La direction d'un super PAC républicain de premier plan a sonné l'alarme au sein de son parti : la majorité républicaine au Sénat est « en danger ».
Cela ressort d'une note interne partagée avec Politico et publiée par le puissant super PAC républicain et allié des Koch, Americans for Prosperity Action. Dans ce document, des personnalités éminentes du parti républicain appellent leurs camarades conservateurs à se concentrer sur la crise du coût de la vie, sous peine de subir une lourde défaite lors des élections de mi-mandat de novembre.
« En l'état actuel des choses, nous estimons que la majorité républicaine au Sénat est en danger », écrivent Emily Seidel, conseillère principale de l'AFP, et Nathan Nascimento, directeur exécutif. « Nos sondages internes dans plusieurs États clés et nos conversations individuelles avec les électeurs montrent que, pour la première fois, les démocrates bénéficient d'une plus grande confiance sur les questions économiques et d'inflation. »

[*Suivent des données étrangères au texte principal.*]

__global__ __launch_bounds__(1024) void desc_mark_compact_kernel(const float* __restrict__ kps_xy, const int32_t* __restrict__ n_kp, int cap, int Hc, int Wc,
                                                                 int img_w, int img_h, int max_slots, int32_t* __restrict__ slotmap,
                                                                 int32_t* __restrict__ cells, int32_t* __restrict__ count) {
  extern __shared__ uint8_t mc_flags[];
  __shared__ int wsum[16];
  __shared__ int s_base;
  const int img = blockIdx.x, tid = threadIdx.x, lane = tid & 63, wv = tid >> 6;
  const int ncell = Hc * Wc;
  for (int i = tid; i < (ncell + 3) / 4; i += 1024) reinterpret_cast<uint32_t*>(mc_flags)[i] = 0u;
  if (tid == 0) s_base = 0;
  __syncthreads();
  const int nk = min(n_kp[img], cap);
  for (int k = tid; k < nk; k += 1024) {
    const size_t o = (size_t)img * cap + k;
    if (img_w > 0) {
      float ix, iy;
      sample_a_origin(kps_xy[2 * o], kps_xy[2 * o + 1], Hc, Wc, img_w, img_h, ix, iy);
      const int x0 = (int)__builtin_floorf(ix), y0 = (int)__builtin_floorf(iy);
#pragma unroll
      for (int q = 0; q < 4; ++q) {
        const int xx = x0 + (q & 1), yy = y0 + (q >> 1);
        if (yy >= 0 && yy < Hc && xx >= 0 && xx < Wc) mc_flags[yy * Wc + xx] = 1;
      }
    } else {
      const SampleBCorners c = sample_b_corners(kps_xy[2 * o], kps_xy[2 * o + 1], Hc, Wc);
#pragma unroll
      for (int q = 0; q < 4; ++q) mc_flags[c.iy[q] * Wc + c.ix[q]] = 1;
    }
  }
  __syncthreads();
  for (int c0 = 0; c0 < ncell; c0 += 1024) {
    const int cell = c0 + tid;
    const bool f = cell < ncell && mc_flags[cell];
    const unsigned long long bal = __ballot(f);
    if (lane == 0) wsum[wv] = __popcll(bal);
    __syncthreads();
    int pre = 0, tot = 0;
#pragma unroll
    for (int k = 0; k < 16; ++k) { const int c = wsum[k]; pre += k < wv ? c : 0; tot += c; }
    const int slot = s_base + pre + __popcll(bal & ((1ull << lane) - 1ull));
    if (cell < ncell) slotmap[(size_t)img * ncell + cell] = (f && slot < max_slots) ? slot : -1;
    if (f && slot < max_slots) cells[(size_t)img * max_slots + slot] = cell;
    __syncthreads();
    if (tid == 0) s_base += tot;
    __syncthreads();
  }
  if (tid == 0) count[img] = s_base < max_slots ? s_base : max_slots;
}

struct SparseHeadArgs {
  const float* x; int x_cstride; long x_img_stride;
  const void* w_da; const float* b_da;
  const void* w_db; const float* b_db;
  const int32_t* cells; const int32_t* count; int max_slots;
  int Hc, Wc;
  float* out;
  float* mid;
};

Alors que la perte de leur majorité au Sénat semblait impensable il y a quelques mois à peine, la chute vertigineuse du taux d'approbation du président Donald Trump a entraîné l'ensemble du parti dans sa chute. Désormais, il semble presque certain que les démocrates reprendront la Chambre des représentants, tandis que des signaux d'alerte clignotent au Sénat, plusieurs États républicains auparavant « sûrs » ayant récemment basculé vers une teinte violette. Cela annonce de sérieuses turbulences à l'approche des élections.

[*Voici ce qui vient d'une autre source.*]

#ifdef VQVS_TIMING
__device__ unsigned long long g_ws_timing[32];
#define WS_TMARK(i)                                                \
  {                                                                \
    const unsigned long long _t = __builtin_amdgcn_s_memtime();    \
    tacc[i] += _t - tlast;                                         \
    tlast = _t;                                                    \
  }
#else
#define WS_TMARK(i)
#endif

template <typename T, int ROWS>
constexpr int ws_threads() { return sizeof(T) == 4 ? 1024 : ROWS * 4; }
template <typename T, int ROWS, int CT, bool RES, bool AVG, bool ZP = false>
__global__ __launch_bounds__((ws_threads<T, ROWS>())) void conv_ws_kernel(const WsArgs a) {
  constexpr bool X3 = sizeof(T) == 4;
  constexpr bool TALL = X3 && ROWS == 128;
  constexpr int WN = (CT == 128 && !TALL) ? 2 : 1;
  constexpr int MT = CT == 32 ? 1 : 2;
  constexpr int RW = 32 * MT;
  constexpr int NWT = ROWS / RW;
  constexpr int NWC = CT / (WN * 32);
  constexpr int NCW = NWT * NWC;
  constexpr int NPT = NCW * 64;
  constexpr int PR = ROWS * 4 / NPT;
  constexpr int HR = ROWS / 2;
  constexpr bool DB = CT == 32;
  constexpr int ES = (int)sizeof(T);
  constexpr bool L4 = AVG || (X3 && !TALL);
  static_assert(!(AVG && X3), "avg-pooled segments are not built for fp32 storage");
  static_assert(!X3 || (CT == 64 && ROWS == 256) || (CT == 128 && ROWS == 128), "fp32 storage: 256 x 64 or 128 x 128 tiles");
  static_assert(PR == 1 || PR == 2, "producer rows per chunk");
  static_assert(!TALL || !RES, "the 128 x 128 fp32 tile streams its weights (two planes of 3 x 128 x 64 B per chunk)");
  static_assert(!ZP || (!X3 && !RES && !AVG && ROWS == 256 && CT >= 64), "whole-clip tiles: 2-byte storage, streaming 256-row tiles of 64 / 128 channels");
  constexpr int ACT_BYTES = ROWS * 64;
  constexpr int W_BYTES = 3 * CT * 64;
  constexpr int ACT2 = (X3 ? 2 : 1) * ACT_BYTES, W2 = (X3 ? 2 : 1) * W_BYTES;
  constexpr int STAGE = ACT2 + W2;
  constexpr int OP = CT * 4 + 16;
  constexpr bool WPE = RES && WN == 2 && !X3;
  constexpr int ACT_STRIDE = RES ? ACT2 : STAGE;
  constexpr int WS_OFF = ACT2;
  constexpr int WS_STRIDE = STAGE;
  constexpr int O_OFF = RES ? 2 * ACT2 : 2 * STAGE;
  constexpr int O_BYTES = X3 ? 0 : (WPE ? NCW * 2048 : (ROWS / 2) * OP);
  constexpr int R_BYTES = NWT * CT * 8;
  constexpr int R_OFF = O_OFF + (DB ? 2 : 1) * O_BYTES;
  constexpr int C_OFF = R_OFF + (DB ? 2 : 1) * R_BYTES;
  constexpr int WRES_OFF = C_OFF + (RES ? 4096 : 0);
  const int SS_OFF = WRES_OFF + (RES ? (X3 ? 2 : 1) * a.wres_bytes : 0);
  constexpr int GQ = WsOp<T>::gq;
  typedef typename WsOp<T>::v8 V8;
  extern __shared__ __attribute__((aligned(16))) char smem[];

  const int tid = threadIdx.x;
  const int lane = tid & 63;
  const int wave = __builtin_amdgcn_readfirstlane(tid >> 6);
#ifdef VQVS_TIMING
  unsigned long long tacc[8] = {0, 0, 0, 0, 0, 0, 0, 0};
  unsigned long long tlast = __builtin_amdgcn_s_memtime();
  const unsigned long long t_sh0 = tlast, t_rt0 = __builtin_amdgcn_s_memrealtime();
#endif

  int tb, te;
  {
    const int nwg = (int)gridDim.x, w = (int)blockIdx.x;
    const int nx = nwg < 8 ? nwg : 8;
    const int k = w % nx, i = w / nx;
    const int nk = (nwg - k + nx - 1) / nx;
    const unsigned tot = (unsigned)a.ntiles;
    const unsigned s = tot * (unsigned)k / (unsigned)nx, e = tot * (unsigned)(k + 1) / (unsigned)nx;
    const unsigned len = e - s;
    tb = (int)(s + len * (unsigned)i / (unsigned)nk);
    te = (int)(s + len * (unsigned)(i + 1) / (unsigned)nk);
  }
  const int n = a.nchunks;
  const int Q = (te - tb) * n;
  if (Q <= 0) return;
  TileCo first;
  {
    const int ft = a.rev ? a.ntiles - 1 - tb : tb;
    const int rest = ft / a.nty;
    first.ty = ft - rest * a.nty;
    first.b = rest / a.ntx;
    first.tx = rest - first.b * a.ntx;
  }
  auto next_tile = [&](TileCo& t) {
    if (a.rev) {
      if (--t.ty < 0) {
        t.ty = a.nty - 1;
        if (--t.tx < 0) {
          t.tx = a.ntx - 1;
          --t.b;
        }
      }
    } else if (++t.ty == a.nty) {
      t.ty = 0;
      if (++t.tx == a.ntx) {
        t.tx = 0;
        ++t.b;
      }
    }
  };
  bool skipb = false;
  auto sync_lds = [&]() {
    asm volatile("s_waitcnt lgkmcnt(0)" ::: "memory");
    if (!(VQVS_WS_EXP & 32768) && !((VQVS_WS_EXP & 131072) && skipb)) __builtin_amdgcn_s_barrier();
    asm volatile("" ::: "memory");
  };

  if (wave >= NCW) {
    const int pt = tid - NPT;
    const int oct = pt & 3, r0 = pt >> 2;
    const int dst0 = r0 * 64 + ((oct ^ ((r0 >> 2) & 3)) << 4);
    struct Raw {
      u32x4 a0, a1;
      u32x4 b0, b1;
// ... 491 lines not shown
        __builtin_amdgcn_raw_buffer_store_b128(e, rs_o, v, 0, 0);
        __builtin_amdgcn_raw_buffer_store_b128(o, rs_o, v + a.Cout * 2, 0, 0);
      }
    };

    TileCo ct = first, nt_ = first;
    int cci = 0;
    struct SegW {
      int nch, ntaps, dil, wbase, wstep, lds_off;
    };
    auto fetchw = [&](int sg) -> SegW {
      const WsSeg& g = a.seg[sg];
      return SegW{g.nch, g.ntaps, g.dil, g.wbase, g.wstep, g.lds_off};
    };
    int dseg = 0, dch = 0;
    SegW dw = fetchw(0), dnx = fetchw(a.nseg > 1 ? 1 : 0);
    int d_woff = dw.wbase;
    auto wlds = [&](int par) { return dw.ntaps == 0 ? dch : (RES ? WRES_OFF + dw.lds_off + dch * dw.wstep : WS_OFF + par * WS_STRIDE); };
    if constexpr (RES) {
      const int nsg = a.nseg;
      for (int sg = 0; sg < nsg; ++sg) {
        const int np = (WS_SEGF(sg, nch) * WS_SEGF(sg, wstep)) >> 10;
        const int gb = WS_SEGF(sg, wbase), lb = WS_SEGF(sg, lds_off);
        for (int p = wave; p < np; p += NCW) {
          __builtin_amdgcn_raw_ptr_buffer_load_lds(rs_w, (lds_ptr)(smem + WRES_OFF + lb + p * 1024), 16, gb + p * 1024 + dma_lane, 0, 0, 0);
          if constexpr (X3)
            __builtin_amdgcn_raw_ptr_buffer_load_lds(rs_wl, (lds_ptr)(smem + WRES_OFF + a.wres_bytes + lb + p * 1024), 16, gb + p * 1024 + dma_lane, 0, 0, 0);
        }
      }
    }
    auto dma_advance = [&]() {
      if (++dch == dw.nch) {
        dch = 0;
        if (++dseg == a.nseg) {
          dseg = 0;
          next_tile(nt_);
        }
        dw = dnx;
        d_woff = dw.wbase;
        dnx = fetchw(dseg + 1 == a.nseg ? 0 : dseg + 1);
      } else {
        d_woff += dw.wstep;
      }
    };
    dma(dw.ntaps, d_woff, nt_, 0);
    int ntaps = dw.ntaps, d = dw.dil, wb = wlds(0);
    dma_advance();
    float bj[WN], bjn[WN];
#pragma unroll
    for (int nt = 0; nt < WN; ++nt) bjn[nt] = bj[nt] = a.bias[first.ty * CT + wc * (WN * 32) + nt * 32 + l31];
    int bias_ty = first.ty;
    const int last_b = (a.rev ? a.ntiles - te : te - 1) / (a.ntx * a.nty);
    auto reaches = [&](int c) { return a.rev ? (c >= last_b && c <= first.b) : (c >= first.b && c <= last_b); };
    if (a.gn.nsrc > 0)
      for (int i = 0; i < (a.ss_ring >> 1); ++i) {
        const int c = first.b + (a.rev ? -i : i);
        if (reaches(c)) gn_table(c);
      }
#ifdef VQVS_TIMING
    const unsigned long long t_su1 = __builtin_amdgcn_s_memtime();
#endif
    asm volatile("s_waitcnt lgkmcnt(0)" ::: "memory");
    __builtin_amdgcn_s_barrier();
#ifdef VQVS_TIMING
    const unsigned long long t_su2 = __builtin_amdgcn_s_memtime();
#endif
    constexpr int NKS = (WPE || ZP) ? 1 : 2;
    int aoff[3][NKS], aoff_d = -1;
    int aoff1[ZP ? 3 : 1];
    (void)aoff1;
    asm volatile("s_waitcnt vmcnt(0)" ::: "memory");
#ifdef VQVS_TIMING
    const unsigned long long t_su3 = __builtin_amdgcn_s_memtime();
#endif
    sync_all();
#ifdef VQVS_TIMING
    const unsigned long long t_su4 = __builtin_amdgcn_s_memtime();
#endif
    WS_TMARK(4)
    if (VQVS_WS_EXP & 1024) {
      for (int g = 0; g < Q; ++g) sync_all();
      return;
    }
    for (int g = 0; g < Q; ++g) {
      if (cci == 0) {
        if (gn_ahead != 0 && ct.b != gn_clip) {
          gn_clip = ct.b;
          if (reaches(ct.b + gn_ahead)) gn_table(ct.b + gn_ahead);
        }
        WS_TMARK(6)
        if ((n == 1 || (VQVS_WS_EXP & 256)) && pending) {
          store_tile(0, NIT);
          pending = false;
        }
        if (ct.ty != bias_ty) {
          bias_ty = ct.ty;
#pragma unroll
          for (int nt = 0; nt < WN; ++nt) bj[nt] = bjn[nt];
        }
        if (a.nty > 1) {
          TileCo nxt = ct;
          next_tile(nxt);
#pragma unroll
          for (int nt = 0; nt < WN; ++nt) bjn[nt] = a.bias[nxt.ty * CT + wc * (WN * 32) + nt * 32 + l31];
        }
#pragma unroll
        for (int nt = 0; nt < WN; ++nt)
#pragma unroll
          for (int r = 0; r < 16; ++r)
#pragma unroll
            for (int mt = 0; mt < MT; ++mt) acc[mt][nt][r] = bj[nt];
      }
      WS_TMARK(0)
      const int nx_ntaps = dw.ntaps, nx_dil = dw.dil, nx_wb = wlds((g + 1) & 1);
      if (g + 1 < Q) {
        dma(dw.ntaps, d_woff, nt_, (g + 1) & 1);
        dma_advance();
      }
      WS_TMARK(1)
      const char* const sb = smem + (g & 1) * ACT_STRIDE;
      float skv[MT][16];
      if constexpr (X3) {
        if (cci == n - 1 && a.skip != nullptr) {
          const int t0 = ct.tx * a.TTO;
          const int lastrow = t0 + min(a.TTO, a.Lout - t0);
          const int srows = a.skip_rsz == RESIZE_UP2 ? (lastrow + 1) >> 1 : (a.skip_rsz == RESIZE_AVG2 ? 2 * lastrow : lastrow);
          const __amdgpu_buffer_rsrc_t rs_s = __builtin_amdgcn_make_buffer_rsrc(
              const_cast<float*>(reinterpret_cast<const float*>(a.skip)) + (size_t)ct.b * a.skip_L * a.Cout, 0, srows * a.Cout * 4, 0x00020000);
          const int row0 = t0 + wt * RW + 4 * hh;
          const int ch4 = (ct.ty * CT + wc * (WN * 32) + l31) * 4;
#pragma unroll
          for (int mt = 0; mt < MT; ++mt)
#pragma unroll
            for (int r = 0; r < 16; ++r) {
              const int row = row0 + mt * 32 + (r & 3) + 8 * (r >> 2);
              if (a.skip_rsz == RESIZE_AVG2) {
                const float x0 = __builtin_bit_cast(float, __builtin_amdgcn_raw_buffer_load_b32(rs_s, (2 * row) * a.Cout * 4 + ch4, 0, 0));
                const float x1 = __builtin_bit_cast(float, __builtin_amdgcn_raw_buffer_load_b32(rs_s, (2 * row + 1) * a.Cout * 4 + ch4, 0, 0));
                skv[mt][r] = (x0 + x1) * 0.5f;
              } else {
                const int sr = a.skip_rsz == RESIZE_UP2 ? (row >> 1) : row;
                skv[mt][r] = __builtin_bit_cast(float, __builtin_amdgcn_raw_buffer_load_b32(rs_s, sr * a.Cout * 4 + ch4, 0, 0));
              }
            }
        }
      }
      {
        if (d != aoff_d) {
          aoff_d = d;
#pragma unroll
          for (int k = 0; k < 3; ++k) {
            if constexpr (ZP) {
              int row = wt * RW + l31 + (k - 1) * d, row1 = row + 32;
              row = (unsigned)row < 256u ? row : 255;
              row1 = (unsigned)row1 < 256u ? row1 : 255;
              aoff[k][0] = row * 64 + ((hh ^ ((row >> 2) & 3)) << 4);
              aoff1[k] = row1 * 64 + ((hh ^ ((row1 >> 2) & 3)) << 4);
            } else {
            const int row = wt * RW + l31 + k * d;
#pragma unroll
            for (int ks = 0; ks < NKS; ++ks) aoff[k][ks] = (row * 64 + ((hh ^ ((row >> 2) & 3)) << 4)) ^ (ks * 32);
            }
          }
        }
        int bad[WN][NKS];
#pragma unroll
        for (int nt = 0; nt < WN; ++nt)
#pragma unroll
          for (int ks = 0; ks < NKS; ++ks)
          bad[nt][ks] = ((ntaps != 0 ? wb + nt * (32 * 64) : ((RES ? C_OFF : WS_OFF + (g & 1) * WS_STRIDE) + (wc * WN + nt == wb ? 0 : 2048) - wc * (WN * 32 * 64))) + boff) ^ (ks * 32);
        auto tap = [&](int k) {
#pragma unroll
          for (int ks = 0; ks < 2; ++ks) {
            const int ao = NKS == 2 ? aoff[k][ks % NKS] : (aoff[k][0] ^ (ks * 32));
            const V8 a0 = *reinterpret_cast<const V8*>(sb + ao);
            V8 a1 = a0;
            if constexpr (ZP) a1 = *reinterpret_cast<const V8*>(sb + (aoff1[k] ^ (ks * 32)));
            else if constexpr (MT == 2) a1 = *reinterpret_cast<const V8*>(sb + ao + 32 * 64);
#pragma unroll
            for (int nt = 0; nt < WN; ++nt) {
              const V8 bf = *reinterpret_cast<const V8*>(smem + (NKS == 2 ? bad[nt][ks % NKS] : (bad[nt][0] ^ (ks * 32))) + k * (CT * 64));
              if constexpr (X3) {
                const V8 bl = *reinterpret_cast<const V8*>(smem + bad[nt][ks % NKS] + k * (CT * 64) + (RES ? a.wres_bytes : W_BYTES));
                const V8 a0l = *reinterpret_cast<const V8*>(sb + ACT_BYTES + ao);
                const V8 a1l = *reinterpret_cast<const V8*>(sb + ACT_BYTES + ao + 32 * 64);
                acc[0][nt] = ws_mfma(a0, bf, acc[0][nt]);
                acc[MT - 1][nt] = ws_mfma(a1, bf, acc[MT - 1][nt]);
                acc[0][nt] = ws_mfma(a0l, bf, acc[0][nt]);
                acc[MT - 1][nt] = ws_mfma(a1l, bf, acc[MT - 1][nt]);
                acc[0][nt] = ws_mfma(a0, bl, acc[0][nt]);
                acc[MT - 1][nt] = ws_mfma(a1, bl, acc[MT - 1][nt]);
              } else if (VQVS_WS_EXP & 4096) {
                asm volatile("" ::"v"(a0), "v"(a1), "v"(bf));
              } else {
                acc[0][nt] = ws_mfma(a0, bf, acc[0][nt]);
                if constexpr (MT == 2) acc[MT - 1][nt] = ws_mfma(a1, bf, acc[MT - 1][nt]);
              }
            }
          }
        };
        if (!(VQVS_WS_EXP & 16)) {
          tap(0);
          if (ntaps == 3) {
            tap(1);
            tap(2);
          }
        }
      }
      WS_TMARK(2)
      if (cci == n - 1 && (VQVS_WS_EXP & 32)) {
#pragma unroll
        for (int mt = 0; mt < MT; ++mt)
#pragma unroll
          for (int nt = 0; nt < WN; ++nt) asm volatile("" ::"v"(acc[mt][nt][0]), "v"(acc[mt][nt][15]));
        pt_ = ct;
        pbuf = obuf;
        pending = true;
      }
      if (cci == n - 1 && !(VQVS_WS_EXP & 32)) {
        int zl = 0;
        asm volatile("" : "+v"(zl));
        const int t0 = ct.tx * a.TTO;
        const int nvalid = min(a.TTO, a.Lout - t0);
        const int lim = nvalid - (wt * RW + 4 * hh) + zl;
        if (wt * RW + RW > nvalid) {
#pragma unroll
          for (int mt = 0; mt < MT; ++mt)
#pragma unroll
            for (int nt = 0; nt < WN; ++nt)
#pragma unroll
              for (int r = 0; r < 16; ++r)
                if (mt * 32 + (r & 3) + 8 * (r >> 2) >= lim) acc[mt][nt][r] = 0.f;
        }
        if constexpr (X3) {
          const int ch = ct.ty * CT + wc * (WN * 32) + l31 + zl;
          float* const outf = reinterpret_cast<float*>(a.out);
          const __amdgpu_buffer_rsrc_t rs_o = __builtin_amdgcn_make_buffer_rsrc(
              outf + (size_t)ct.b * a.Lout * a.Cout, 0, (t0 + nvalid) * a.Cout * 4, 0x00020000);
          const int row0 = t0 + wt * RW + 4 * hh;
          if (a.skip != nullptr) {
#pragma unroll
            for (int mt = 0; mt < MT; ++mt)
#pragma unroll
              for (int r = 0; r < 16; ++r) acc[mt][0][r] += skv[mt][r];
          }
          float s1 = 0.f, s2 = 0.f;
#pragma unroll
          for (int mt = 0; mt < MT; ++mt)
#pragma unroll
            for (int r = 0; r < 16; ++r) {
              const float v = acc[mt][0][r];
              s1 += v;
              s2 = fmaf(v, v, s2);
              if (!(VQVS_WS_EXP & 4))
                __builtin_amdgcn_raw_buffer_store_b32(__builtin_bit_cast(unsigned, v), rs_o, ((row0 + mt * 32 + (r & 3) + 8 * (r >> 2)) * a.Cout + ch) * 4, 0, 0);
            }
          s1 += __shfl_xor(s1, 32);
          s2 += __shfl_xor(s2, 32);
          if (hh == 0) reinterpret_cast<float2*>(smem + R_OFF)[wt * CT + wc * (WN * 32) + l31 + zl] = float2{s1, s2};
        } else if constexpr (WPE) {
          char* const priv = smem + O_OFF + wave * 2048 + zl;
          char* const wr0 = priv + (2 * hh) * 256 + l31 * 4;
          const int zlane = lane + zl;
          const int prw = zlane >> 3;
          const int rrow = (prw >> 2) * 32 + ((prw >> 1) & 1) * 4 + (prw & 1) * 2;
          const char* const rd0 = priv + prw * 256 + (zlane & 7) * 32;
          const __amdgpu_buffer_rsrc_t rs_o = __builtin_amdgcn_make_buffer_rsrc(
              outp + (size_t)ct.b * a.Lout * CT, 0, (t0 + nvalid) * (CT * 2), 0x00020000);
          const int vo0 = ((t0 + wt * 64 + rrow) * CT + wc * 64 + (zlane & 7) * 8) * 2;
          float s1[2] = {0.f, 0.f}, s2[2] = {0.f, 0.f};
#pragma unroll
          for (int j = 0; j < 4; ++j) {
#pragma unroll
            for (int mt = 0; mt < 2; ++mt)
#pragma unroll
              for (int rr = 0; rr < 2; ++rr)
#pragma unroll
                for (int nt = 0; nt < 2; ++nt) {
                  const int r = 4 * j + 2 * rr;
                  char* const o0 = wr0 + (mt * 4 + rr) * 256 + nt * 128;
                  if constexpr (WsOp<T>::one == 0x3C00) {
                    typedef _Float16 h2 __attribute__((ext_vector_type(2)));
                    const h2 ones = {(_Float16)1.0f, (_Float16)1.0f};
                    const h2 pk = {(_Float16)acc[mt][nt][r], (_Float16)acc[mt][nt][r + 1]};
                    s1[nt] = __builtin_amdgcn_fdot2(pk, ones, s1[nt], false);
                    s2[nt] = __builtin_amdgcn_fdot2(pk, pk, s2[nt], false);
                    *reinterpret_cast<h2*>(o0) = pk;
                  } else {
// ... 60 lines not shown
        }
        }
        pt_ = ct;
        pbuf = obuf;
        if constexpr (DB) obuf ^= 1;
        pending = true;
      }
      WS_TMARK(3)
      if (++cci == n) {
        cci = 0;
        next_tile(ct);
      }
      ntaps = nx_ntaps;
      d = nx_dil;
      wb = nx_wb;
      if (n > 1 && pending && cci >= 1) {
        if constexpr (!RES) asm volatile("s_waitcnt vmcnt(0)" ::: "memory");
        const int i0 = (cci - 1) * st_per, i1 = i0 + st_per;
        if (!(VQVS_WS_EXP & 4) && i0 < NIT) store_tile(i0, i1 < NIT ? i1 : NIT);
        if (i1 >= NIT) pending = false;
        asm volatile("s_waitcnt lgkmcnt(0)" ::: "memory");
        if (!(VQVS_WS_EXP & 32768) && !((VQVS_WS_EXP & 131072) && (g & 1) == 0 && g < Q - 1)) __builtin_amdgcn_s_barrier();
        asm volatile("" ::: "memory");
      } else {
        skipb = (g & 1) == 0 && g < Q - 1;
        sync_all();
        skipb = false;
      }
      WS_TMARK(4)
    }
    if (pending) store_tile(0, NIT);
#ifdef VQVS_TIMING
    WS_TMARK(5)
    if (lane == 0 && ((int)blockIdx.x & 15) == 3) {
      for (int i = 0; i < 7; ++i) atomicAdd(&g_ws_timing[8 + i], tacc[i]);
      atomicAdd(&g_ws_timing[22], t_su1 - t_sh0);
      atomicAdd(&g_ws_timing[23], t_su2 - t_su1);
      atomicAdd(&g_ws_timing[24], t_su3 - t_su2);
      atomicAdd(&g_ws_timing[25], t_su4 - t_su3);
      atomicAdd(&g_ws_timing[20], __builtin_amdgcn_s_memtime() - t_sh0);
      atomicAdd(&g_ws_timing[21], __builtin_amdgcn_s_memrealtime() - t_rt0);
      atomicAdd(&g_ws_timing[17], 1ull);
      atomicAdd(&g_ws_timing[19], (unsigned long long)(te - tb));
    }
#endif
  }
}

La perte des deux chambres du Congrès représenterait un coup dur pour le programme républicain. Au minimum, cela constituerait un obstacle majeur aux politiques du président, qui se sont révélées très impopulaires. Au maximum, cela pourrait conduire à sa destitution totale. Lors d'un récent sondage, la majorité des électeurs s'est déclarée favorable à une procédure de destitution, dont 1 personne sur 5 ayant voté pour Trump en 2024.
Face à ce qui ne serait rien de moins qu'un désastre politique, la note de l'APA presse les républicains de faire du coût de la vie leur priorité, une préoccupation que les électeurs ont massivement citée comme leur principale priorité lors de la dernière élection présidentielle.

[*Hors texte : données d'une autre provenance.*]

@@ -648,12 +648,13 @@
             if self.use_bn and not self.training and not (torch.is_grad_enabled() and any(p.requires_grad for p in _plist(conv))):
                 sc, sh = bn_eval_affine(self.bns[ind])
                 if arena is None:
-                    arena = ops.ZeroArena(x.device, (len(self.convs) + 3) * (2 * ops.pad4(max(x.shape[1], conv.out_channels)) + 2))
+                    arena = ops.ZeroArena(x.device, (len(self.convs) + 3) * (2 * ops.pad4(max(x.shape[1], conv.out_channels)) + 2) + 4 * len(self.convs))
                 if sums_in is None and x.dtype == torch.float32 and x.stride(1) == 1 and x.shape[1] % 4 == 0:
                     sums_in = self._input_domain_sums(x, central_mask, arena)
                 if not (conv.root_weight or conv.normalize):
                     sums = arena.take(2 * ops.pad4(conv.out_channels) + 2)
-                x = conv(x, None, central_mask=central_mask, csr=csr, epilogue=(sc, sh, True), colsum=sums, sums=sums_in)
+                x = conv(x, None, central_mask=central_mask, csr=csr, epilogue=(sc, sh, True), colsum=sums, sums=sums_in,
+                         tile_queue=arena.take(4).view(torch.int32))
             else:
                 if (ind == 0 and sums_in is None and torch.is_grad_enabled() and not x.requires_grad and x.dtype == torch.float32
                         and x.stride(1) == 1 and x.shape[1] % 4 == 0):
@@ -716,8 +717,7 @@
             logits_hat = self.clf_target(xt.contiguous(), None, central_mask=central_mask, csr=csr)
             return (F.log_softmax(logits_base, dim=1), F.log_softmax(logits_target, dim=1),
                     F.log_softmax(logits_hat, dim=1), None)
-        t2s = torch.empty(x.shape[0], 3 * stage.ld, dtype=torch.float32, device=x.device)
-        s2t = torch.empty_like(t2s)
+        t2s, s2t = torch.empty(2, x.shape[0], 3 * stage.ld, dtype=torch.float32, device=x.device).unbind(0)
         stage.eval_tables(x, mask_u8, sums_h, stage.views(t2s, s2t), self._arena)
         a_t2s, a_s2t = stage.attention()
         out3 = ops.adaptedconv_aggregate(t2s, s2t, a_t2s, a_s2t, csr, mask_u8, stage.C, stage.slope, heads=3,
diff --git a/bridged_gnn_amd/ops.py b/bridged_gnn_amd/ops.py
--- a/bridged_gnn_amd/ops.py
+++ b/bridged_gnn_amd/ops.py
@@ -449,6 +449,9 @@
 _P2_STATIC = os.environ.get("BGNN_P2_STATIC", "1") != "0"
 
 
+_TILE_QUEUE_ZEROED = 4
+
+
 def _tile_queue(dev):
     return torch.empty(8, dtype=torch.int32, device=dev)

« Le moment d'agir, c'est maintenant », a écrit l'APA, appelant à « se concentrer sans relâche sur la réduction des coûts et leur maintien à un niveau bas… Chaque combat politique, chaque discours dans l'hémicycle, chaque événement de campagne doit répondre à une seule question : que faites-vous pour réduire le coût de la vie des familles de travailleurs ? »
Cela intervient alors que les sondages révèlent que les Américains portent un jugement désastreux sur les performances de Trump et de son parti en matière de coût de la vie. Une nouvelle enquête indique que seulement 22 % des personnes interrogées approuvent la manière dont ils gèrent cette question spécifique — un niveau historiquement bas.